Online lenders under spotlight
Complaints about short-term lenders with interest rates over 50 per cent surge
The Commerce Commission is looking into how high interest online lenders assess whether a person can afford to borrow money after a rise in complaints about the industry.
Figures from the Commerce Commission’s annual consumer issues report show that while finance companies remain the most complained about sector when it comes to consumer credit, their proportion of complaints fell in the last year from 43 per cent to 24 per cent of the 242 complaints. But complaints about short-term lenders with interest rates over 50 per cent annually — which includes pay day lenders — rose to 33 or 13.6 per cent.
The commission said it had historically received few complaints about these lenders but that had changed in the last year.
“In 2017 this changed, with a growing number of complaints about lenders offering these high-interest loans.”
The report said budget advisers had told the Commission the widespread availability of high cost short terms loans applied for online or via text message could make it particularly easy for people to borrow beyond their capacity to pay back the money. “They are concerned that it also reduces the likelihood that lenders make reasonable enquiries about the financial circumstances and needs of the borrower.
“The complaints we are now receiving reflect these concerns.”
In 2015 the government tightened up the Credit Contracts and Consumer Finance Act (CCCFA) and introduced a responsible lending code which put the emphasis on lenders to ensure consumers can afford to pay back a loan without getting into financial difficulty.
The commission’s report found concerns around responsible lending was the biggest area of complaints in the year to June 30, with 70 complaints.
Commissioner Anna Rawlings said irresponsible lending was a priority for the commission’s credit enforcement team.
“As part of this we are currently investigating responsible lending practices, in particular affordability assessments, of a number of online lenders providing high interest loans.”
Margaret Lafaiki, a team leader at the Papakura Budgeting Service, said clients were often reluctant to make complaints to the commission about lenders because they didn’t want to make further problems for themselves. That meant the number of complaints was likely to be underreported.
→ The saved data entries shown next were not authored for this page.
# mlnoga/nightlight

Measured on AMD Instinct MI355X. Metric: stacked Mpixels/sec (sigma-clip, 128x4096x4096 fp32), higher is better.
Workload: dtype f32

## Files before the change

nightlight_amd/csrc/fast_common.hpp:

```cpp
#pragma once
#include <type_traits>
#include <utility>

#include "stack_kernels.h"

namespace nl {

constexpr float kU = 5.9604644775390625e-8f;
constexpr int kZone = 8;
constexpr int kPadMax = 8;
constexpr unsigned kGenericGrid = 2048;
inline unsigned generic_grid(unsigned hint, unsigned pixels_per_wg, unsigned max_grid)
{
    if (hint == 0) return max_grid;
    const unsigned need = (hint - 1 + pixels_per_wg - 1) / pixels_per_wg;
    const unsigned g = need + need / 2 + 64;
    return g < max_grid ? g : max_grid;
}

__device__ __forceinline__ void snapshot_fb_list(const FastArgs &q)
{
    if (q.fb_snap && threadIdx.x == 0 && __atomic_load_n(q.fb_snap, __ATOMIC_RELAXED) == 0u) {
        const unsigned len = __atomic_load_n(q.fb_count, __ATOMIC_RELAXED);
        const unsigned prev = atomicCAS(q.fb_snap, 0u, len + 1u);
        if (prev == 0xffffffffu) __builtin_trap();
        __threadfence();
    }
    __syncthreads();
}

__device__ __forceinline__ void fused_prologue_dominant(const StackArgs &p)
{
    if (p.zero_next && blockIdx.x == 0) {
        for (int i = threadIdx.x; i < kScratchWords; i += blockDim.x) p.zero_next[i] = 0ull;
        if (threadIdx.x < 4) p.final[threadIdx.x] = 0ull;
    }
}
__device__ __forceinline__ void fused_collect_slots(const StackArgs &p, unsigned block)
{
    if (p.final && block == 0 && threadIdx.x < 64) {
        unsigned long long lo = 0, hi = 0;
        for (int i = threadIdx.x; i < kClipSlots; i += 64) {
            lo += p.partial[2 * (size_t)i];
            hi += p.partial[2 * (size_t)i + 1];
        }
#pragma unroll
        for (int o = 32; o > 0; o >>= 1) {
            lo += ((unsigned long long)(unsigned)__shfl_xor((int)(lo >> 32), o, 64) << 32) | (unsigned)__shfl_xor((int)lo, o, 64);
            hi += ((unsigned long long)(unsigned)__shfl_xor((int)(hi >> 32), o, 64) << 32) | (unsigned)__shfl_xor((int)hi, o, 64);
        }
        if (threadIdx.x == 0) {
            if (lo) atomicAdd(p.final + 0, lo);
            if (hi) atomicAdd(p.final + 1, hi);
        }
    }
}
__device__ __forceinline__ unsigned long long *clip_slot(const StackArgs &p, unsigned block)
{
    return p.final ? p.final : p.partial + 2 * (size_t)(block % kClipSlots);
}

template <int B, int... I, class F>
__device__ __forceinline__ void static_for_impl(std::integer_sequence<int, I...>, F &&f)
{
    (f(std::integral_constant<int, B + I>{}), ...);
}
template <int B, int E, class F>
__device__ __forceinline__ void static_range(F &&f)
{
    if constexpr (E > B) static_for_impl<B>(std::make_integer_sequence<int, E - B>{}, static_cast<F &&>(f));
}
template <int B, int E, int CH, class F>
__device__ __forceinline__ void static_chunks(F &&f)
{
    if constexpr (E > B) {
        constexpr int M = (B + CH < E) ? B + CH : E;
        static_for_impl<B>(std::make_integer_sequence<int, M - B>{}, f);
        __builtin_amdgcn_sched_barrier(0);
        static_chunks<M, E, CH>(static_cast<F &&>(f));
    }
}
#define NL_INL __attribute__((always_inline))

struct CePair { short lo, hi; };

template <int NS>
struct OemNetwork {
    static constexpr int pow2()
    {
        int p = 1;
        while (p < NS) p <<= 1;
        return p;
    }
    static constexpr int count()
    {
        int c = 0;
        const int P2 = pow2();
        for (int p = 1; p < P2; p <<= 1)
            for (int k = p; k >= 1; k >>= 1)
                for (int j = k % p; j + k < P2; j += 2 * k)
                    for (int i = 0; i < k; i++)
                        if ((i + j) / (2 * p) == (i + j + k) / (2 * p) && (i + j + k) < NS) c++;
        return c;
    }
    static constexpr int kCount = count();
    struct Table { CePair e[kCount > 0 ? kCount : 1]; };
    static constexpr Table make()
    {
        Table t{};
        int c = 0;
        const int P2 = pow2();
        for (int p = 1; p < P2; p <<= 1)
            for (int k = p; k >= 1; k >>= 1)
                for (int j = k % p; j + k < P2; j += 2 * k)
                    for (int i = 0; i < k; i++)
                        if ((i + j) / (2 * p) == (i + j + k) / (2 * p) && (i + j + k) < NS) {
                            t.e[c].lo = (short)(i + j);
                            t.e[c].hi = (short)(i + j + k);
                            c++;
                        }
        return t;
    }
    static constexpr Table kTable = make();
};

struct FusedOp { unsigned char kind; short dst, a, b, c; };
template <int NS, int E0, int E1, int E2, int E3>
struct FusedNet;
#include "sort_tables.inc"

template <class Net, int NS, bool ASM = true, int NA = NS>
__device__ __forceinline__ void run_network(float (&v)[NA])
{
    static_assert(NS <= NA, "network larger than the column");
    float w[Net::kSlots];
    static_range<0, NS>([&](auto K) NL_INL { w[decltype(K)::value] = v[decltype(K)::value]; });
    static_chunks<0, Net::kCount, 128>([&](auto I) NL_INL {
        constexpr FusedOp op = Net::kOps[decltype(I)::value];
        float r;
        if constexpr (op.kind == 3)      r = __builtin_amdgcn_fmed3f(w[op.a], w[op.b], w[op.c]);
        else if constexpr (!ASM && op.kind == 0) r = fminf(w[op.a], w[op.b]);
        else if constexpr (!ASM && op.kind == 1) r = fmaxf(w[op.a], w[op.b]);
        else if constexpr (!ASM && op.kind == 2) r = fminf(fminf(w[op.a], w[op.b]), w[op.c]);
        else if constexpr (!ASM && op.kind == 4) r = fmaxf(fmaxf(w[op.a], w[op.b]), w[op.c]);
        else if constexpr (op.kind == 0) asm("v_min_f32 %0, %1, %2" : "=v"(r) : "v"(w[op.a]), "v"(w[op.b]));
        else if constexpr (op.kind == 1) asm("v_max_f32 %0, %1, %2" : "=v"(r) : "v"(w[op.a]), "v"(w[op.b]));
        else if constexpr (op.kind == 2) asm("v_min3_f32 %0, %1, %2, %3" : "=v"(r) : "v"(w[op.a]), "v"(w[op.b]), "v"(w[op.c]));
        else                             asm("v_max3_f32 %0, %1, %2, %3" : "=v"(r) : "v"(w[op.a]), "v"(w[op.b]), "v"(w[op.c]));
        w[op.dst] = r;
    });
    static_range<0, NS>([&](auto K) NL_INL { v[decltype(K)::value] = w[Net::kOut[decltype(K)::value]]; });
}

template <int NS, bool ASM = true, int NA = NS>
__device__ __forceinline__ void sort_network(float (&v)[NA])
{
    using Net = FusedNet<NS, 0, 0, 0, 0>;
    static_assert(Net::kComparators == OemNetwork<NS>::kCount, "sort_tables.inc does not match OemNetwork");
    run_network<Net, NS, ASM, NA>(v);
}

template <int NS, int E0, int E1, int E2, int E3>
struct ZonalNetwork {
    using Full = OemNetwork<NS>;
    static constexpr int stretch(int i) { return i < E0 ? 0 : (i < E1 ? 1 : (i < E2 ? 0 : (i < E3 ? 2 : 0))); }
    struct Table { CePair e[Full::kCount > 0 ? Full::kCount : 1]; int n; };
    static constexpr Table make()
    {
        Table t{};
        bool touched[NS] = {};
        bool keep[Full::kCount > 0 ? Full::kCount : 1] = {};
        for (int c = Full::kCount - 1; c >= 0; c--) {
            const CePair ce = Full::kTable.e[c];
            const int sl = stretch(ce.lo), sh = stretch(ce.hi);
            if (sl == sh && sl != 0 && !touched[ce.lo] && !touched[ce.hi]) continue;
            keep[c] = true;
            touched[ce.lo] = true;
            touched[ce.hi] = true;
        }
        int n = 0;
        for (int c = 0; c < Full::kCount; c++)
            if (keep[c]) t.e[n++] = Full::kTable.e[c];
        t.n = n;
        return t;
    }
    static constexpr Table kTable = make();
    static constexpr int kCount = kTable.n;
};

template <bool ASM>
struct FullSortT {
    template <int NS>
    static __device__ __forceinline__ void apply(float (&v)[NS]) { sort_network<NS, ASM>(v); }
};
using FullSort = FullSortT<true>;
template <int E0, int E1, int E2, int E3>
struct ZonalSort {
    template <int NS>
    static __device__ __forceinline__ void apply(float (&v)[NS])
    {
        using Net = FusedNet<NS, E0, E1, E2, E3>;
        static_assert(Net::kComparators == ZonalNetwork<NS, E0, E1, E2, E3>::kCount,
                      "sort_tables.inc does not match ZonalNetwork");
        run_network<Net, NS>(v);
    }
};

__device__ __forceinline__ int opaque(int x)
{
    asm volatile("" : "+v"(x));
    return x;
}

template <int B, int E, int NS>
__device__ __forceinline__ float pick(const float (&v)[NS], int idx)
{
    float r = v[B];
    static_range<B + 1, E>([&](auto K) NL_INL {
        constexpr int k = decltype(K)::value;
        if constexpr (((k - B) & 7) == 0) idx = opaque(idx);
        r = (idx == k) ? v[k] : r;
    });
    return r;
}

template <int B, int E, int NS>
__device__ __forceinline__ void pick_pair(const float (&v)[NS], int idx, float &lower, float &upper)
{
    float up = v[B], lo = v[B];
    static_range<B + 1, E>([&](auto K) NL_INL {
        constexpr int k = decltype(K)::value;
        if constexpr (((k - B) & 7) == 0) idx = opaque(idx);
        const bool hit = idx == k;
        up = hit ? v[k] : up;
        lo = hit ? v[k - 1] : lo;
    });
    upper = up;
    lower = lo;
}

__device__ __forceinline__ float max_raw(float a, float b)
{
    float r;
    asm("v_max_f32 %0, %1, %2" : "=v"(r) : "v"(a), "v"(b));
    return r;
}
__device__ __forceinline__ float min_raw(float a, float b)
{
    float r;
    asm("v_min_f32 %0, %1, %2" : "=v"(r) : "v"(a), "v"(b));
    return r;
}

__device__ __forceinline__ float nan_to_inf(float x)
{
    float y;
    asm("v_min_f32 %0, %1, %2" : "=v"(y) : "v"(x), "v"(__builtin_inff()));
    return y;
}

template <int NS, int GAP = 16, class SORT = FullSort, bool NT = false, bool PADDED = true>
__device__ __forceinline__ int gather_sorted(const float *frames, int64_t stride, int N,
                                             unsigned boff, float (&v)[NS], int lo_pads = 0)
{
    const int64_t frame_bytes = stride * (int64_t)sizeof(float);
    const int last = N - 1;
    static_chunks<0, NS / 4, 4>([&](auto C) NL_INL {
        constexpr int c0 = 4 * decltype(C)::value;
        const int f0 = min(c0, last);
        const char *gb = reinterpret_cast<const char *>(frames) + (int64_t)f0 * frame_bytes;
        const __amdgpu_buffer_rsrc_t rs =
            __builtin_amdgcn_make_buffer_rsrc(const_cast<char *>(gb), 0, -1, 0x00020000);
        static_range<0, 4>([&](auto U) NL_INL {
            constexpr int k = c0 + decltype(U)::value;
            const int soff = (min(k, last) - f0) * (int)frame_bytes;
            v[k] = __int_as_float(__builtin_amdgcn_raw_buffer_load_b32(rs, (int)boff, soff, NT ? 2 : 0));
        });
    });
    constexpr int P0 = !PADDED ? NS : (NS > GAP ? NS - GAP : 0);
    float t0 = 0.0f, t1 = 0.0f, t2 = 0.0f, t3 = 0.0f;
    static_range<P0, NS>([&](auto K) NL_INL {
        constexpr int k = decltype(K)::value;
        const int pad = (N - 1 - k) >> 31;
        const int inf = 0x7f800000 | (((k - N - lo_pads) >> 31) & (int)0x80000000);
        t0 += __int_as_float(__float_as_int(v[k]) & ~pad);
        v[k] = __int_as_float((__float_as_int(v[k]) & ~pad) | (inf & pad));
    });
    static_chunks<0, P0 / 4, 8>([&](auto K) NL_INL {
        constexpr int k = 4 * decltype(K)::value;
        t0 += v[k]; t1 += v[k + 1]; t2 += v[k + 2]; t3 += v[k + 3];
    });
    static_range<P0 / 4 * 4, P0>([&](auto K) NL_INL { t1 += v[decltype(K)::value]; });
    const float total = (t0 + t1) + (t2 + t3);
    int nan_cnt = 0;
    if (__any(!(__builtin_fabsf(total) < __builtin_inff()))) {
        static_chunks<0, NS, 8>([&](auto K) NL_INL {
            constexpr int k = decltype(K)::value;
            nan_cnt = opaque(nan_cnt - ((0x7f800000 - (__float_as_int(v[k]) & 0x7fffffff)) >> 31));
            asm volatile("v_min_f32 %0, %0, %1" : "+v"(v[k]) : "v"(__builtin_inff()));
        });
    }
    SORT::template apply<NS>(v);
    return min(N, NS) - nan_cnt;
}
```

She said often the applications for short term high interest loans took less than 15 minutes to be approved online and the people hadn’t realised what the interest rate was or sometimes the contract details were not readily available.
Then they got caught in a cycle of paying high interest as they were encouraged to top up borrowings when they had paid down some of the debt. High interest lenders can often charge 1 per cent a day adding up to 365 per cent a year.
“Places like that are preying on people’s desperation for money.”
The Herald contacted three payday lenders yesterday.
Only one, Save My Bacon, responded with comment and said it “took responsible lending obligations very seriously and protecting borrowers’ welfare” was core to its lending practices.